El amigo marroquí
Fernando Clavijo, cansado de ser la pelota de ping pong con la que juegan Europa y África otro de sus peculiares partidos, decidió bajarse al moro, aunque desde Canarias sería subir solo 800 km., para visitar a nuestros aún muy desconocidos vecinos marroquíes y tratar de negociar algo. Y ese algo se llama reconocer o “asumir” en palabras de Clavijo, la política exterior sanchista respecto a la inclusión del Sáhara como una provincia del reino alauí, a cambio de que frenen la salida de cayucos desde sus costas y nos dejen devolverles todas las pelotas de ping pong que consiguen llegar vivas a este lado de la mesa de juego. Sobre el océano, nuestro gran tablero deportivo, Canarias quiere ser raqueta ganadora y no esa pequeña y frágil red llena de agujeritos que no se parece en nada a una valla alta con pinchos como Dios manda.
Según el ministro Torres, que también es pelota, aunque no lo sepa, toda la culpa es del PP que tiene mala fe y además se dedica a aprobar leyes en el Congreso sin leerlas primero. El estrechísimo margen de Clavijo para llegar a acuerdos que le permitan ascender a la categoría de jugador con raqueta profesional no impide que su encomiable esfuerzo haya emocionado incluso al Papa, un jugador distinto porque es uno y trino, es decir, raqueta, pelota y red en su ser mismo, aunque nadie lo entienda.
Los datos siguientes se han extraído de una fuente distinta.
+  const int n0 = (blockIdx.x % (HD / HSL)) * HSL + 16 * wave;
+  const f32x4 acc = slice_mma<T, HK / 32>(p.zf + (size_t)min(m, p.B - 1) * HK + 8 * g, p.Wc0 + (size_t)(n0 + l15) * HK + 8 * g);
   uint32_t seed_lo = 0, seed_hi = 0;
   if (p.d1.thresh) {
     seed_lo = p.st->seed_lo;
     seed_hi = p.st->seed_hi;
   }
-#pragma unroll
-  for (int t = 0; t < 2; ++t) {
-    const int n = n0 + 16 * t + 4 * g;
+  {
+    const int n = n0 + 4 * g;
     float bv[4], v[4];
     load4(p.bc0 + n, bv);
 #pragma unroll
-    for (int e = 0; e < 4; ++e) v[e] = fmaxf(acc[t][e] + bv[e], 0.f);
+    for (int e = 0; e < 4; ++e) v[e] = fmaxf(acc[e] + bv[e], 0.f);
     eg_dropout_run<4>(v, p.d1, seed_lo, seed_hi, (uint32_t)m * (uint32_t)HD + (uint32_t)n);
-    store4(&hs[l15][n], v);
     if (m < p.B) store4(p.hcl + (size_t)m * HD + n, v);
   }
+  if (!last_arrival(p.counter + 1 + grp, HD / HSL, &last_s)) return;
+  for (int c = tid; c < 16 * (HD / 4); c += 256) {
+    const int r = c / (HD / 4), ch = c % (HD / 4);
+    const T* src = p.hcl + (size_t)min(m0 + r, p.B - 1) * HD + ch * 4;
+    *(unsigned long long*)&hs[r][ch * 4] = __hip_atomic_load((const unsigned long long*)src, __ATOMIC_RELAXED, __HIP_MEMORY_SCOPE_AGENT);
+  }
   __syncthreads();
-#pragma unroll
-  for (int i = 0; i < 2; ++i) {
-    const int r = 2 * wave + i;
-    if (m0 + r < p.B)
-      classifier_ce_fwd_row<T>(&hs[r][0], p.W3, p.b3, p.labels, p.logits, p.sloss, m0 + r, HD, p.ncls, lane);
-  }
-  if (!p.labels) return;
-  __threadfence();
-  __syncthreads();
-  if (tid == 0) last_s = atomicAdd(p.counter, 1u) == gridDim.x - 1;
-  __syncthreads();
-  if (!last_s || tid >= 256) return;
-  __threadfence();
+  {
+    const int b0 = m0 + 4 * wave, nrows = min(4, p.B - b0);
+    if (nrows > 0) {
+      if (p.ncls <= 4)
+        classifier_ce_fwd_rows<T, 4, 4>(&hs[4 * wave][0], HP, p.W3, p.b3, p.labels, p.logits, p.sloss, b0, nrows, p.ncls, lane);
+      else
+        classifier_ce_fwd_rows<T, 4, 16>(&hs[4 * wave][0], HP, p.W3, p.b3, p.labels, p.logits, p.sloss, b0, nrows, p.ncls, lane);
+    }
+  }
+  if (!p.labels || !last_arrival(p.counter, ngrp, &last_s)) return;
   block_mean256<true>(p.sloss, p.loss, p.B, red);
-  if (tid == 0) *p.counter = 0u;
 }
 
 constexpr int TNP = 128 + 8;
@@ -711,6 +762,128 @@
 }
 constexpr int TN_SMEM = 2 * 64 * TNP * 2;
 
+template <int NC>
+__device__ __forceinline__ void classifier_dlogits_row_pre(const float* __restrict__ logits, const long long* __restrict__ labels,
+                                                           const float* __restrict__ gloss, const float* __restrict__ glogits,
+                                                           const int b, int B, int ncls, float (&dl)[NC]) {
+  float lg[NC], ge[NC];
+#pragma unroll
+  for (int c = 0; c < NC; ++c) {
+    const int cc = min(c, ncls - 1);
+    lg[c] = logits[(size_t)b * ncls + cc];
+    ge[c] = glogits ? glogits[(size_t)b * ncls + cc] : 0.f;
+  }
+  const float gl = (gloss && labels) ? *gloss / (float)B : 0.f;
+  const int y = labels ? (int)labels[b] : -1;
+  float mx = -INFINITY;
+#pragma unroll
+  for (int c = 0; c < NC; ++c)
+    if (c < ncls) mx = fmaxf(mx, lg[c]);
+  float se = 0.f;
+#pragma unroll
+  for (int c = 0; c < NC; ++c) {
+    dl[c] = 0.f;
+    if (c < ncls) {
+      dl[c] = expf(lg[c] - mx);
+      se += dl[c];
+    }
+  }
+#pragma unroll
+  for (int c = 0; c < NC; ++c)
+    if (c < ncls) {
+#pragma clang fp contract(off)
+      float d = gl * (dl[c] / se - (c == y ? 1.f : 0.f));
+      if (glogits) d += ge[c];
+      dl[c] = d;
+    }
+}
+
+template <typename T, int NC>
+__device__ __forceinline__ void classifier_ce_bwd_fused_body(const T* __restrict__ h, const float* __restrict__ W,
+                                                             const float* __restrict__ logits, const long long* __restrict__ labels,
+                                                             const float* __restrict__ gloss, const float* __restrict__ glogits,
+                                                             float* __restrict__ dlogits, T* __restrict__ dh, float* __restrict__ dW,
+                                                             float* __restrict__ db, int B, int K, int ncls, int use_gate,
+                                                             float gate_scale, int nce, T (*hts)[64], float (*dls)[16],
+                                                             float (*red)[64], float* redb) {
+  const int lane = threadIdx.x & 63, bl = threadIdx.x >> 6;
+  if ((int)blockIdx.x < nce) {
+    const int b = blockIdx.x * 4 + bl;
+    if (b >= B) return;
+    float dl[NC];
+    classifier_dlogits_row_pre<NC>(logits, labels, gloss, glogits, b, B, ncls, dl);
+    if (lane == 0) {
+#pragma unroll
+      for (int c = 0; c < NC; ++c)
+        if (c < ncls) dlogits[(size_t)b * ncls + c] = dl[c];
+    }
+    for (int k0 = lane; k0 < K; k0 += 256) {
+      float w[4][NC], hv[4];
+#pragma unroll
+      for (int j = 0; j < 4; ++j) {
+        const int kk = min(k0 + 64 * j, K - 1);
+#pragma unroll
+        for (int c = 0; c < NC; ++c) w[j][c] = W[(size_t)min(c, ncls - 1) * K + kk];
+        hv[j] = use_gate ? Elem<T>::ld(h + (size_t)b * K + kk) : 1.f;
+      }
+#pragma unroll
+      for (int j = 0; j < 4; ++j) {
+        float s = 0.f;
+#pragma unroll
+        for (int c = 0; c < NC; ++c)
+          if (c < ncls) s += dl[c] * w[j][c];
+        if (use_gate) s = hv[j] > 0.f ? s * gate_scale : 0.f;
+        if (k0 + 64 * j < K) Elem<T>::st(dh + (size_t)b * K + k0 + 64 * j, s);
+      }
+    }
+    return;
+  }
+  const int kb = (blockIdx.x - nce) * 64, k = kb + lane;
+  const bool wide = kb + 64 <= K && K % 8 == 0;
+  for (int c = threadIdx.x; c < B * 8; c += 256) {
+    const int b = c >> 3, ch = c & 7;
+    if (wide) *(u32x4*)&hts[b][ch * 8] = *(const u32x4*)(h + (size_t)b * K + kb + ch * 8);
+    else
+      for (int e = 0; e < 8; ++e)
+        if (kb + ch * 8 + e < K) hts[b][ch * 8 + e] = h[(size_t)b * K + kb + ch * 8 + e];
+  }
+  for (int b = threadIdx.x; b < B; b += 256) {
+    float dl[NC];
+    classifier_dlogits_row_pre<NC>(logits, labels, gloss, glogits, b, B, ncls, dl);
+#pragma unroll
+    for (int c = 0; c < NC; ++c) dls[b][c] = dl[c];
+  }
+  __syncthreads();
+  float s[NC], sb[NC];
+#pragma unroll
+  for (int c = 0; c < NC; ++c) s[c] = sb[c] = 0.f;
+#pragma unroll 8
+  for (int b = bl; b < B; b += 4) {
+    const float hv = H16<T>::ld(hts[b][lane]);
+#pragma unroll
+    for (int c4 = 0; c4 < NC; c4 += 4) {
+      const f32x4 d4 = *(const f32x4*)&dls[b][c4];
+#pragma unroll
+      for (int e = 0; e < 4; ++e) {
+        if (k < K) s[c4 + e] = fmaf(d4[e], hv, s[c4 + e]);
+        sb[c4 + e] += d4[e];
+      }
+    }
+  }
+#pragma unroll
+  for (int c = 0; c < NC; ++c)
+    if (c < ncls) {
+      red[bl][lane] = s[c];
+      if (lane == 0) redb[bl] = sb[c];
+      __syncthreads();
+      if (bl == 0) {
+        if (k < K) dW[(size_t)c * K + k] = red[0][lane] + red[1][lane] + red[2][lane] + red[3][lane];
+        if (kb == 0 && lane == 0) db[c] = redb[0] + redb[1] + redb[2] + redb[3];
+      }
+      __syncthreads();
+    }
+}
+
 template <typename T>
 __global__ __launch_bounds__(256) void classifier_ce_bwd_fused_kernel(const T* __restrict__ h, const float* __restrict__ W,
                                                                       const float* __restrict__ logits,
@@ -721,95 +894,44 @@
                                                                       float* __restrict__ dW, float* __restrict__ db, int B,
                                                                       int K, int ncls, int use_gate, float gate_scale, int nce) {
   __shared__ __attribute__((aligned(16))) T hts[256][64];
-  __shared__ float dls[256][16];
+  __shared__ __attribute__((aligned(16))) float dls[256][16];
   __shared__ float red[4][64], redb[4];
-  const int lane = threadIdx.x & 63, bl = threadIdx.x >> 6;
-  if ((int)blockIdx.x < nce) {
-    const int b = blockIdx.x * 4 + bl;
-    if (b < B) classifier_ce_bwd_row<T>(b, lane, h, W, logits, labels, gloss, glogits, dlogits, dh, B, K, ncls, use_gate, gate_scale);
+  if (ncls <= 4)
+    classifier_ce_bwd_fused_body<T, 4>(h, W, logits, labels, gloss, glogits, dlogits, dh, dW, db, B, K, ncls, use_gate, gate_scale, nce,
+                                       hts, dls, red, redb);
+  else
+    classifier_ce_bwd_fused_body<T, 16>(h, W, logits, labels, gloss, glogits, dlogits, dh, dW, db, B, K, ncls, use_gate, gate_scale, nce,
+                                        hts, dls, red, redb);
+}
+
+template <typename T>
+__global__ __launch_bounds__(256) void heads_bwd_dzf_kernel(const T* __restrict__ dhcl, const T* __restrict__ c0T,
+                                                            const T* __restrict__ zf, T* __restrict__ dzf,
+                                                            float* __restrict__ dWc0, float* __restrict__ dbc0, int B, int nsl) {
+  __shared__ __attribute__((aligned(16))) char smem[TN_SMEM];
+  if ((int)blockIdx.x >= nsl) {
+    small_tn_tile<T>(dhcl, HD, zf, HK, dWc0, dbc0, B, HK, blockIdx.x - nsl, smem);
     return;
   }
-  const int kb = (blockIdx.x - nce) * 64, k = kb + lane;
-  const bool wide = kb + 64 <= K && K % 8 == 0;
-  for (int c = threadIdx.x; c < B * 8; c += 256) {
-    const int b = c >> 3, ch = c & 7;
-    if (wide) *(u32x4*)&hts[b][ch * 8] = *(const u32x4*)(h + (size_t)b * K + kb + ch * 8);
-    else
-      for (int e = 0; e < 8; ++e)
-        if (kb + ch * 8 + e < K) hts[b][ch * 8 + e] = h[(size_t)b * K + kb + ch * 8 + e];
-  }
-  for (int b = threadIdx.x; b < B; b += 256) {
-    float dl[16];
-    classifier_dlogits_row(logits, labels, gloss, glogits, b, B, ncls, dl);
-#pragma unroll
-    for (int c = 0; c < 16; ++c) dls[b][c] = dl[c];
-  }
-  __syncthreads();
-  float s[16], sb[16];
-#pragma unroll
-  for (int c = 0; c < 16; ++c) s[c] = sb[c] = 0.f;
-  for (int b = bl; b < B; b += 4) {
-    const float hv = H16<T>::ld(hts[b][lane]);
-#pragma unroll
-    for (int c = 0; c < 16; ++c)
-      if (c < ncls) {
-        const float dl = dls[b][c];
-        if (k < K) s[c] = fmaf(dl, hv, s[c]);
-        sb[c] += dl;
-      }
-  }
-#pragma unroll
-  for (int c = 0; c < 16; ++c)
-    if (c < ncls) {
-      red[bl][lane] = s[c];
-      if (lane == 0) redb[bl] = sb[c];
-      __syncthreads();
-      if (bl == 0) {
-        if (k < K) dW[(size_t)c * K + k] = red[0][lane] + red[1][lane] + red[2][lane] + red[3][lane];
-        if (kb == 0 && lane == 0) db[c] = redb[0] + redb[1] + redb[2] + redb[3];
-      }
-      __syncthreads();
-    }
-}
-
-template <typename T>
-__global__ __launch_bounds__(512) void heads_bwd_chain_kernel(const T* __restrict__ dhcl, const T* __restrict__ c0T,
-                                                              const T* __restrict__ sfT, const T* __restrict__ zf,
-                                                              T* __restrict__ dzf, T* __restrict__ dcomb, float* __restrict__ dWc0,
-                                                              float* __restrict__ dbc0, int B, int nrt) {
-  __shared__ __attribute__((aligned(16))) char smem[TN_SMEM];
-  if ((int)blockIdx.x >= nrt) {
-    small_tn_tile<T>(dhcl, HD, zf, HK, dWc0, dbc0, B, HK, blockIdx.x - nrt, smem);
-    return;
-  }
-  T (*xs)[16][HP] = (T(*)[16][HP])smem;
-  const int tid = threadIdx.x, lane = tid & 63, wave = tid >> 6;
+  const int lane = threadIdx.x & 63, wave = threadIdx.x >> 6;
   const int l15 = lane & 15, g = lane >> 4;
-  const int m0 = blockIdx.x * 16;
-  const int m = m0 + l15;
-  {
-    const int r = tid >> 5, ch = tid & 31;
-    *(u32x4*)&xs[0][r][ch * 8] = *(const u32x4*)(dhcl + (size_t)min(m0 + r, B - 1) * HD + ch * 8);
-  }
-  __syncthreads();
-#pragma unroll 1
-  for (int prod = 0; prod < 2; ++prod) {
-    const T* W = prod ? sfT : c0T;
-    T* out = prod ? dcomb : dzf;
-    const int n0 = 96 * wave;
-    f32x4 acc[6];
-#pragma unroll
-    for (int t = 0; t < 6; ++t) acc[t] = (f32x4){0.f, 0.f, 0.f, 0.f};
-    head_mma<T, 6, HD / 32>(acc, &xs[prod][l15][8 * g], W, HD, n0, lane);
-#pragma unroll
-    for (int t = 0; t < 6; ++t) {
-      const int n = n0 + 16 * t + 4 * g;
-      float v[4] = {acc[t][0] + 0.f, acc[t][1] + 0.f, acc[t][2] + 0.f, acc[t][3] + 0.f};
-      if (!prod && n < HD) store4(&xs[1][l15][n], v);
-      if (m < B) store4(out + (size_t)m * HK + n, v);
-    }
-    __syncthreads();
-  }
+  const int m = (blockIdx.x / (HK / HSL)) * 16 + l15;
+  const int n0 = (blockIdx.x % (HK / HSL)) * HSL + 16 * wave;
+  const f32x4 acc = slice_mma<T, HD / 32>(dhcl + (size_t)min(m, B - 1) * HD + 8 * g, c0T + (size_t)(n0 + l15) * HD + 8 * g);
+  const float v[4] = {acc[0] + 0.f, acc[1] + 0.f, acc[2] + 0.f, acc[3] + 0.f};
+  if (m < B) store4(dzf + (size_t)m * HK + n0 + 4 * g, v);
+}
+
+template <typename T>
+__global__ __launch_bounds__(256) void heads_bwd_dcomb_kernel(const T* __restrict__ dzf, const T* __restrict__ sfT,
+                                                              T* __restrict__ dcomb, int B) {
+  const int lane = threadIdx.x & 63, wave = threadIdx.x >> 6;
+  const int l15 = lane & 15, g = lane >> 4;
+  const int m = (blockIdx.x / (HK / HSL)) * 16 + l15;
+  const int n0 = (blockIdx.x % (HK / HSL)) * HSL + 16 * wave;
+  const f32x4 acc = slice_mma<T, HD / 32>(dzf + (size_t)min(m, B - 1) * HK + 8 * g, sfT + (size_t)(n0 + l15) * HD + 8 * g);
+  const float v[4] = {acc[0] + 0.f, acc[1] + 0.f, acc[2] + 0.f, acc[3] + 0.f};
+  if (m < B) store4(dcomb + (size_t)m * HK + n0 + 4 * g, v);
 }
 
 template <typename T>
@@ -985,7 +1107,9 @@
   p.bsf = bsf; p.bc0 = bc0; p.W3 = W3; p.b3 = b3;
   p.labels = (const long long*)labels; p.logits = logits; p.sloss = sloss; p.loss = loss; p.counter = counter;
   p.st = state; p.B = B; p.ncls = ncls; p.d1 = make_drop(drop_p, drop_site);
-  hipLaunchKernelGGL(heads_fwd_kernel<T>, dim3((B + 15) / 16), dim3(512), 0, s, p);
+  const dim3 grid(((B + 15) / 16) * (HD / HSL));
+  hipLaunchKernelGGL(heads_fwd_sf_kernel<T>, grid, dim3(256), 0, s, p);
+  hipLaunchKernelGGL(heads_fwd_cls_kernel<T>, grid, dim3(256), 0, s, p);
 }
 
 extern "C" int eg_heads_fwd(const void* comb, void* zf, void* hcl, const void* Wsf, const float* bsf, const void* Wc0,
@@ -1000,6 +1124,7 @@
   EG_CHECK(drop_p >= 0.f && drop_p < 1.f && (drop_p == 0.f || state), "eg_heads_fwd: dropout needs the step state");
   EG_CHECK(((uintptr_t)comb | (uintptr_t)zf | (uintptr_t)hcl | (uintptr_t)Wsf | (uintptr_t)Wc0 | (uintptr_t)bsf | (uintptr_t)bc0) % 16 == 0,
            "eg_heads_fwd: alignment");
+  EG_CHECK(counter, "eg_heads_fwd: the launch counters (1 + ceil(B / 16) zeroed words) are needed with and without labels");
   hipStream_t s = (hipStream_t)stream;
   eg_dispatch_16(dtype, [&](auto t) {
     launch_heads_fwd<typename decltype(t)::type>(comb, zf, hcl, Wsf, bsf, Wc0, bc0, W3, b3, labels, logits, sample_loss, loss, counter, B,
@@ -1038,12 +1163,12 @@
   EG_CHECK(((uintptr_t)dhcl | (uintptr_t)c0T | (uintptr_t)sfT | (uintptr_t)zf | (uintptr_t)dzf | (uintptr_t)dcomb | (uintptr_t)dWc0) % 16 == 0,
            "eg_heads_bwd_chain: alignment");
   hipStream_t s = (hipStream_t)stream;
-  const int nrt = (B + 15) / 16;
-  dim3 grid(nrt + (HD / 64) * (HK / 64));
+  const int nsl = ((B + 15) / 16) * (HK / HSL);
   eg_dispatch_16(dtype, [&](auto t) {
     using T = typename decltype(t)::type;
-    hipLaunchKernelGGL(heads_bwd_chain_kernel<T>, grid, dim3(512), 0, s, (const T*)dhcl, (const T*)c0T, (const T*)sfT, (const T*)zf,
-                       (T*)dzf, (T*)dcomb, dWc0, dbc0, B, nrt);
+    hipLaunchKernelGGL(heads_bwd_dzf_kernel<T>, dim3(nsl + (HD / 64) * (HK / 64)), dim3(256), 0, s, (const T*)dhcl, (const T*)c0T,
+                       (const T*)zf, (T*)dzf, dWc0, dbc0, B, nsl);
+    hipLaunchKernelGGL(heads_bwd_dcomb_kernel<T>, dim3(nsl), dim3(256), 0, s, (const T*)dzf, (const T*)sfT, (T*)dcomb, B);
   });
   EG_LAUNCH_CHECK("heads_bwd_chain");
   return 0;
diff --git a/eyegaze_multimodal_amd/engine.py b/eyegaze_multimodal_amd/engine.py
--- a/eyegaze_multimodal_amd/engine.py
+++ b/eyegaze_multimodal_amd/engine.py
@@ -538,6 +538,10 @@
 Rows = namedtuple("Rows", "qkv lse ctx r1 st1 y1 hff gbits r2 st2 out", defaults=(None,) * 11)
 
 
+def _heads_counters(B: int, device) -> torch.Tensor:
+    return torch.zeros(1 + (B + 15) // 16, device=device, dtype=torch.int32)
+
+
 def _head_tensors(cfg, B: int):
     d, nc = cfg.d_model, cfg.num_classes
     t = {"cls1": ((B, d), True), "cls2": ((B, d), True), "comb": ((B, 3 * d), False), "zf": ((B, 3 * d), False), "hcl": ((B, d), False),
@@ -610,7 +614,7 @@
 
     def _head_alloc(self) -> Dict[str, torch.Tensor]:
         a = {n: self._t(*shape, dtype=(torch.float32 if is32 else None)) for n, (shape, is32) in _head_tensors(self.cfg, self.B).items()}
-        a["heads_ctr"] = torch.zeros(1, device=self.device, dtype=torch.int32)
+        a["heads_ctr"] = _heads_counters(self.B, self.device)
         return a
 
     def attn_unfused_fwd(self, x, l, kv_shift, sites, p, R: Rows):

La mejor noticia es que nuestro nuevo amigo marroquí le ha dado la mano a Clavijo, y con su sonrisa sincera ha celebrado los estrechos lazos que unen a Canarias con Mohamed VI. En medio del eufórico brindis con té moruno, han avanzado una propuesta informal para que Canarias considere cambiar su estatus de jugador suplente español y fiche por la selección nacional marroquí de ping pong.